CRLF / LF conversion - What you must deal with.

John E. Malmberg malmberg at
Thu Feb 21 05:32:03 GMT 2002

Been there, had to do that, and know where all of the landmines are.

Maybe someone can condense this and put it in a SAMBA FAQ.

On Thu, 21 Feb 2002, Ries van twisk wrote:

> Hi All,
> please stop this pointless discussion. Samba well never ever touch your
> file structure, it only SERVES them to a client. There is no change that
> samba will change the internals unless you write a VFS module to do just
> that.

The issue is not pointless when you are running SAMBA on a NON-UNIX but
POSIX compliant platform that has different text file internal formats.

UNIX may not differentate between text files and other file types, but
other operating systems do.

And to support SAMBA running on those platforms, the files must be
converted from the internal text format to LF format when serving the
files.  The reason that they are not converted to CRLF will be explained
in a section below.

The adding of VFS support may allow those platforms to operate more
efficiently than in the past.

The solution to the directory issue is to report the size seen on the
server.

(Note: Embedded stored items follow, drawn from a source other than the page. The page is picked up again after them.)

# ... 120 lines not shown

    def set_z_bounds(self, z_low, z_high):
        self._chk(self.L.artp_set_z_bounds(self.h, float(z_low), float(z_high)), "artp_set_z_bounds")
        self.z_bounds = (float(z_low), float(z_high))

    def set_r3_extent(self, max_extent):
        self._chk(self.L.artp_set_r3_extent(self.h, float(max_extent)), "artp_set_r3_extent")

    def check_motions_last_valid(self, s1, s2):
        s1 = np.ascontiguousarray(s1, np.float64).reshape(-1, 7)
        s2 = np.ascontiguousarray(s2, np.float64).reshape(-1, 7)
        n = s1.shape[0]
        valid = np.empty(n, np.uint8)
        t = np.empty(n, np.float64)
        st = np.empty((n, 7), np.float64)
        self._chk(self.L.artp_check_motions_last_valid(self.h, s1.ctypes.data, s2.ctypes.data, n, valid.ctypes.data,
                                                       t.ctypes.data, st.ctypes.data), "artp_check_motions_last_valid")
        return valid, t, st

    def sample_and_validate(self, seed, first_index, n, with_version=False):
        se3 = np.empty((n, 7), np.float64)
        valid = np.empty(n, np.uint8)
        ver = C.c_uint64(0)
        self._chk(self.L.artp_sample_and_validate(self.h, seed, first_index, n, se3.ctypes.data, valid.ctypes.data,
                                                  C.addressof(ver)), "artp_sample_and_validate")
        return (se3, valid, int(ver.value)) if with_version else (se3, valid)

    def map_version(self):
        return int(self.L.artp_map_version(self.h))

    def _reach_rect(self, rect):
        if rect is None:
            grid = getattr(self, "_grid", None)
            if grid is None:
                raise _capi.ArtpError("reachability: no map installed through this Context")
            return None, int(grid[0]), int(grid[1])
        r = np.ascontiguousarray(rect, np.int32).reshape(4)
        return r, max(int(r[2]), 0), max(int(r[3]), 0)

    def reachability_map(self, n_yaw=16, rect=None) -> np.ndarray:
        r, nr, nc = self._reach_rect(rect)
        out = np.zeros(nr * nc, np.uint32)
        self._chk(self.L.artp_reachability_map(self.h, int(n_yaw), r.ctypes.data if r is not None else None,
                                               out.ctypes.data), "artp_reachability_map")
        return out.reshape(nc, nr).T

    def reachability_map_dev(self, mask_t, n_yaw, rect=None):
        r, nr, nc = self._reach_rect(rect)
        if mask_t.numel() * mask_t.element_size() < nr * nc * 4:
            raise _capi.ArtpError("reachability_map_dev: mask_t holds fewer than nrows * ncols words")
        self._chk(self.L.artp_reachability_map_dev(self.h, int(n_yaw), r.ctypes.data if r is not None else None,
                                                   mask_t.data_ptr()), "artp_reachability_map_dev")

    def reachability_poses(self, n_yaw, rect=None) -> np.ndarray:
        r, nr, nc = self._reach_rect(rect)
        out = np.empty((nc, nr, max(int(n_yaw), 0), 7), np.float64)
        self._chk(self.L.artp_reachability_poses(self.h, int(n_yaw), r.ctypes.data if r is not None else None,
                                                 out.ctypes.data), "artp_reachability_poses")
        return out.transpose(1, 0, 2, 3)

    def reachability_halo(self) -> int:
        v = C.c_int(0)
        self._chk(self.L.artp_reachability_halo(self.h, C.byref(v)), "artp_reachability_halo")
        return v.value

    def cost_field(self, mask, n_yaw, sources, *, rect=None, reverse=False, objective=1, max_lon_vel=0.5,
                   max_lat_vel=0.1, max_ang_vel=0.5, plain_sweeps=False, inner_sweeps=64):
        from .field import CostField
        return CostField(self, mask, n_yaw, sources, rect=rect, reverse=reverse, objective=objective,
                         max_lon_vel=max_lon_vel, max_lat_vel=max_lat_vel, max_ang_vel=max_ang_vel,
                         plain_sweeps=plain_sweeps, inner_sweeps=inner_sweeps)

    def check_edges_interp(self, s1, s2):
        s1 = np.ascontiguousarray(s1, np.float64).reshape(-1, 7)
        s2 = np.ascontiguousarray(s2, np.float64).reshape(-1, 7)
        n = s1.shape[0]
        valid = np.empty(n, np.uint8)
        nint = np.empty(n, np.uint32)
        self._chk(self.L.artp_check_edges_interp(self.h, s1.ctypes.data, s2.ctypes.data, n,
                                                 valid.ctypes.data, nint.ctypes.data),
                  "artp_check_edges_interp")
        return valid, nint

    def use_torch_stream(self):
        import torch
        self._chk(self.L.artp_set_stream(self.h, C.c_void_p(torch.cuda.current_stream(self.device).cuda_stream)),
                  "artp_set_stream")

    def synchronize(self):
        self._chk(self.L.artp_synchronize(self.h), "artp_synchronize")

    def set_lane(self, lane: int):
        self._chk(self.L.artp_set_lane(self.h, int(lane)), "artp_set_lane")

    @property
    def lane(self) -> int:
        return int(self.L.artp_get_lane(self.h))

    def validate_states_dev(self, se3_t, valid_t, detail_t=None):
        n = se3_t.shape[0]
        self._chk(self.L.artp_validate_states_dev(self.h, se3_t.data_ptr(), n, valid_t.data_ptr(),
                                                  detail_t.data_ptr() if detail_t is not None else None),
                  "artp_validate_states_dev")

    def sample_states_dev(self, seed, first_index, n, out_t):
        self._chk(self.L.artp_sample_states_dev(self.h, seed, first_index, n, out_t.data_ptr()),
                  "artp_sample_states_dev")

    def sample_and_validate_dev(self, seed, first_index, n, se3_t, valid_t, count=False) -> Optional[int]:
        cnt = C.c_size_t(0)
        self._chk(self.L.artp_sample_and_validate_dev(self.h, seed, first_index, n, se3_t.data_ptr(),
                                                      valid_t.data_ptr(), C.byref(cnt) if count else None),
                  "artp_sample_and_validate_dev")
        return cnt.value if count else None

    def check_motions_dev(self, s1_t, s2_t, valid_t):
        self._chk(self.L.artp_check_motions_dev(self.h, s1_t.data_ptr(), s2_t.data_ptr(), s1_t.shape[0],
                                                valid_t.data_ptr()), "artp_check_motions_dev")

    def check_motions_last_valid_dev(self, s1_t, s2_t, valid_t, last_t_t, last_state_t=None):
        self._chk(self.L.artp_check_motions_last_valid_dev(self.h, s1_t.data_ptr(), s2_t.data_ptr(), s1_t.shape[0],
                                                           valid_t.data_ptr(), last_t_t.data_ptr(),
                                                           last_state_t.data_ptr() if last_state_t is not None else None),
                  "artp_check_motions_last_valid_dev")

    def check_edges_interp_dev(self, s1_t, s2_t, valid_t, nint_t=None):
        self._chk(self.L.artp_check_edges_interp_dev(self.h, s1_t.data_ptr(), s2_t.data_ptr(), s1_t.shape[0],
                                                     valid_t.data_ptr(),
                                                     nint_t.data_ptr() if nint_t is not None else None),
                  "artp_check_edges_interp_dev")

    def check_boxes_dev(self, slot, box, poses_t, hit_t, ec_t=None):
        box = np.ascontiguousarray(box, np.float32)
        self._chk(self.L.artp_check_boxes_dev(self.h, slot, box.ctypes.data, poses_t.data_ptr(),
                                              poses_t.shape[0], hit_t.data_ptr(),
                                              ec_t.data_ptr() if ec_t is not None else None),
                  "artp_check_boxes_dev")

    def compact_valid_dev(self, se3_t, valid_t, out_t, count_t):
        self._chk(self.L.artp_compact_valid_dev(self.h, se3_t.data_ptr(), valid_t.data_ptr(), se3_t.shape[0],
                                                out_t.data_ptr(), count_t.data_ptr()), "artp_compact_valid_dev")

    def algorithmic_vertices_dev(self, se3_t) -> int:
        v = C.c_uint64(0)
        self._chk(self.L.artp_algorithmic_vertices_dev(self.h, se3_t.data_ptr(), se3_t.shape[0], C.byref(v)),
                  "artp_algorithmic_vertices_dev")
        return v.value

    def pipeline_counters(self):
        out = (C.c_uint64 * 8)()
        self._chk(self.L.artp_debug_pipeline_counters(self.h, C.byref(out)), "artp_debug_pipeline_counters")
        return {"torso_queued": out[0], "feet_queued": out[4], "exact_grouping": out[1], "feet_plane_stage": out[5],
                "feet_partner_pass": out[6],
                "torso_staged_pass": out[2]}

    def partner_table(self, slot, shape):
        r = C.c_int(0)
        self._chk(self.L.artp_debug_partner_table(self.h, slot, None, 0, C.byref(r)), "artp_debug_partner_table")
        if r.value == 0:
            return None, 0
        out = np.empty(shape[0] * shape[1], np.uint8)
        self._chk(self.L.artp_debug_partner_table(self.h, slot, out.ctypes.data, out.size, C.byref(r)),
                  "artp_debug_partner_table")
        return out.reshape(shape[1], shape[0]), r.value

    def preprocess_map(self, elevation, len_x, len_y, pos_x=0.0, pos_y=0.0, traversability=None, kind="yaml",
                       observed=None, vertices=None, **overrides):
        p = _capi.PreprocessParams()
        (self.L.artp_preprocess_params_yaml if kind == "yaml" else self.L.artp_preprocess_params_defaults)(C.byref(p))
        for k, v in overrides.items():
            setattr(p, k, v)
        e = _f32F(elevation)
        t = _f32F(traversability) if traversability is not None else None
        o = _f32F(observed) if observed is not None else None
        vs = np.ascontiguousarray(vertices, np.float64).reshape(-1, 7) if vertices is not None else None
        inp = _capi.PreprocessInputs(e.ctypes.data, t.ctypes.data if t is not None else None,
                                     o.ctypes.data if o is not None else None,
                                     vs.ctypes.data if vs is not None else None, 0 if vs is None else vs.shape[0],
                                     e.shape[0], e.shape[1], len_x, len_y, pos_x, pos_y)
        h = C.c_void_p()
        self._chk(self.L.artp_preprocess_map_ex(self.h, C.byref(inp), C.byref(p), C.byref(h)), "artp_preprocess_map_ex")
        pm = PreprocessedMap(self, h, e.shape)
        pm.geom = (len_x, len_y, pos_x, pos_y)
        pm.params = p
        return pm

    def inpaint_layer(self, layer, mode=0):
        a = _f32F(layer)
        out = np.empty(a.shape, np.float32, order="F")
        n = C.c_uint64(0)
        self._chk(self.L.artp_inpaint_layer(self.h, a.ctypes.data, a.shape[0], a.shape[1], mode, out.ctypes.data,
                                            C.byref(n)), "artp_inpaint_layer")
        return out, n.value

    def cost_set_external_query(self, fn=None):
        if fn is None:
            self._ext_cost = None
            self._chk(self.L.artp_cost_set_external_query(self.h, _capi.COST_QUERY_FN(0), None), "artp_cost_set_external_query")
            return

        def thunk(_user, edges, b, cost):
            try:
                out = fn(np.ctypeslib.as_array(edges, shape=(b, 6)).copy())
                if out is None:
                    return 1
                np.ctypeslib.as_array(cost, shape=(b, 3))[:] = np.asarray(out, np.float32).reshape(b, 3)
                return 0
            except Exception:
                return 1

        self._ext_cost = _capi.COST_QUERY_FN(thunk)
        self._chk(self.L.artp_cost_set_external_query(self.h, self._ext_cost, None), "artp_cost_set_external_query")

    def cost_set_fc_path(self, mfma=True):
        self._chk(self.L.artp_cost_set_fc_path(self.h, 1 if mfma else 0), "artp_cost_set_fc_path")

    def cost_set_hole_filling(self, enabled=True):
        self._chk(self.L.artp_cost_set_hole_filling(self.h, 1 if enabled else 0), "artp_cost_set_hole_filling")

    def cost_load_weights(self, blob: bytes):
        buf = (C.c_char * len(blob)).from_buffer_copy(blob)
        self._chk(self.L.artp_cost_load_weights(self.h, buf, len(blob)), "artp_cost_load_weights")

    def cost_update_map(self, elev_xy, res, len_x, len_y, cx=0.0, cy=0.0):
        a = np.ascontiguousarray(elev_xy, np.float32)
        self._chk(self.L.artp_cost_update_map(self.h, a.ctypes.data, a.shape[0], a.shape[1], res, len_x, len_y,
                                              cx, cy), "artp_cost_update_map")

    def cost_update_map_dev(self, elev_xy_t, res, len_x, len_y, cx=0.0, cy=0.0):
        self._chk(self.L.artp_cost_update_map_dev(self.h, elev_xy_t.data_ptr(), elev_xy_t.shape[0], elev_xy_t.shape[1],
                                                  res, len_x, len_y, cx, cy), "artp_cost_update_map_dev")

    def cost_update_map_layer(self, layer, res, len_x, len_y, pos_x=0.0, pos_y=0.0):
        a = _f32F(layer)
        self._chk(self.L.artp_cost_update_map_layer(self.h, a.ctypes.data, a.shape[0], a.shape[1], res, len_x, len_y,
                                                    pos_x, pos_y), "artp_cost_update_map_layer")

    def cost_query(self, edges):
        e = np.ascontiguousarray(edges, np.float32).reshape(-1, 6)
        out = np.empty((e.shape[0], 3), np.float32)
        self._chk(self.L.artp_cost_query(self.h, e.ctypes.data, e.shape[0], out.ctypes.data), "artp_cost_query")
        return out

    def cost_query_cells(self, edges):
        e = np.ascontiguousarray(edges, np.float32).reshape(-1, 6)
        rows, cols = np.empty(e.shape[0], np.int32), np.empty(e.shape[0], np.int32)
        self._chk(self.L.artp_cost_debug_query_cells(self.h, e.ctypes.data, e.shape[0], rows.ctypes.data,
                                                     cols.ctypes.data), "artp_cost_debug_query_cells")
        return rows, cols

    def cost_debug_forms(self):
        out = (C.c_int32 * 4)()
        self._chk(self.L.artp_cost_debug_forms(self.h, out), "artp_cost_debug_forms")
        return dict(zip(("net", "c345_tile", "conv15_rows", "conv15_threads"), (int(v) for v in out)))

    def cost_fc_path(self):
        m, sc, d = C.c_int32(0), C.c_int32(0), C.c_float(0)
        self._chk(self.L.artp_cost_fc_path(self.h, C.byref(m), C.byref(sc), C.byref(d)), "artp_cost_fc_path")
        return {"mfma": int(m.value), "selfcheck": int(sc.value), "max_abs_diff": float(d.value)}

    def cost_query_dev(self, edges_t, cost_t):
        self._chk(self.L.artp_cost_query_dev(self.h, edges_t.data_ptr(), edges_t.shape[0], cost_t.data_ptr()),
                  "artp_cost_query_dev")

    def cost_feature_channels(self):
        ch = C.c_int(0)
        self._chk(self.L.artp_cost_feature_channels(self.h, C.byref(ch)), "artp_cost_feature_channels")
        return int(ch.value)

    def cost_features(self):
        ch = self.cost_feature_channels()
        fh, fw = C.c_int(0), C.c_int(0)
        self._chk(self.L.artp_cost_get_features_c(self.h, None, ch, C.byref(fh), C.byref(fw)), "artp_cost_get_features_c")
        out = np.empty((fh.value, fw.value, ch), np.float32)
        self._chk(self.L.artp_cost_get_features_c(self.h, out.ctypes.data, ch, C.byref(fh), C.byref(fw)),
                  "artp_cost_get_features_c")
        return out

    def compact_valid_indices_dev(self, valid_t, idx_t, count_t):
        self._chk(self.L.artp_compact_valid_indices_dev(self.h, valid_t.data_ptr(), valid_t.shape[0],
                                                        idx_t.data_ptr(), count_t.data_ptr()),
                  "artp_compact_valid_indices_dev")

    def pack_edge_results_dev(self, valid_t, ei_t, ej_t, cost_t, records_t, count_t):
        self._chk(self.L.artp_pack_edge_results_dev(self.h, valid_t.data_ptr(), ei_t.data_ptr(), ej_t.data_ptr(),
                                                    cost_t.data_ptr(), valid_t.shape[0], records_t.data_ptr(),
                                                    count_t.data_ptr()), "artp_pack_edge_results_dev")

    def pack_valid_bits_dev(self, valid_t, bits_t):
        self._chk(self.L.artp_pack_valid_bits_dev(self.h, valid_t.data_ptr(), valid_t.shape[0], bits_t.data_ptr()),
                  "artp_pack_valid_bits_dev")

    def indices_from_bits_dev(self, bits_t, n, idx_t, count_t):
        self._chk(self.L.artp_indices_from_bits_dev(self.h, bits_t.data_ptr(), n, idx_t.data_ptr(), count_t.data_ptr()),
                  "artp_indices_from_bits_dev")

    def materialise_from_bits_dev(self, seed, gathered_bits_t, prefix_bits, base_indices, cap, out_t, counts_t):
        n_ranks, words = gathered_bits_t.shape
        base = np.ascontiguousarray(base_indices, np.uint64)
        self._chk(self.L.artp_materialise_from_bits_dev(self.h, seed, gathered_bits_t.data_ptr(), n_ranks, words, prefix_bits,
                                                        base.ctypes.data, cap, out_t.data_ptr(), counts_t.data_ptr()),
                  "artp_materialise_from_bits_dev")

    def sample_states_at_dev(self, seed, base_index, idx_t, count_t, cap, out_t):
        self._chk(self.L.artp_sample_states_at_dev(self.h, seed, base_index, idx_t.data_ptr(), count_t.data_ptr(),
                                                   cap, out_t.data_ptr()), "artp_sample_states_at_dev")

Actual experience has shown that nothing actually seems to believe
it, it is just used as an estimate on the file size.

The same is the case when reading the file size from the clients.

The biggest problem with on the fly file conversion is that Microsoft
Windows does not always send the file in sequential order.  It can send
the chunks of the file in random order.

If SAMBA does not store the file in the exact binary form as the Microsoft
system sent it, the file will be corrupt.  This can not be easily fixed
with a VFS or other system.

This will not be noticed in a SAMBA to SAMBA file transfer as SAMBA always
sends the file in order.

So while you can easily convert and send files on the host system to a
Microsoft Windows client, you can not do so on receive.

The situation really becomes bad if the Microsoft Windows Client wants to
do a random access partial update on the file.  It appears that some
common programs on that platform do that.

Now the reason that native host text formats are converted to LF and not
CR/LF on translation, is that a number of Microsoft Windows and DOS based
programs understand LF format, but not CR/LF.  In actual experience the
number of Microsoft Windows programs that can not tolerate LF format is
extremely small compared to the ones that can not tolerate CR/LF format.

The majority of the Microsoft Windows programs that I have encountered
will handle both formats equally well.

There is also no way to reliably tell if the Microsoft Windows program is
sending a text file that should be translated and a document file that
should not be.  Many of the file extensions are the same.  Especially if
you are still using older DOS programs.

This information was discovered while porting SAMBA to OpenVMS, and the
OpenVMS port can not avoid the issue and be a useful file server.
Unfortunately it still does not have the conversion 100% correct yet.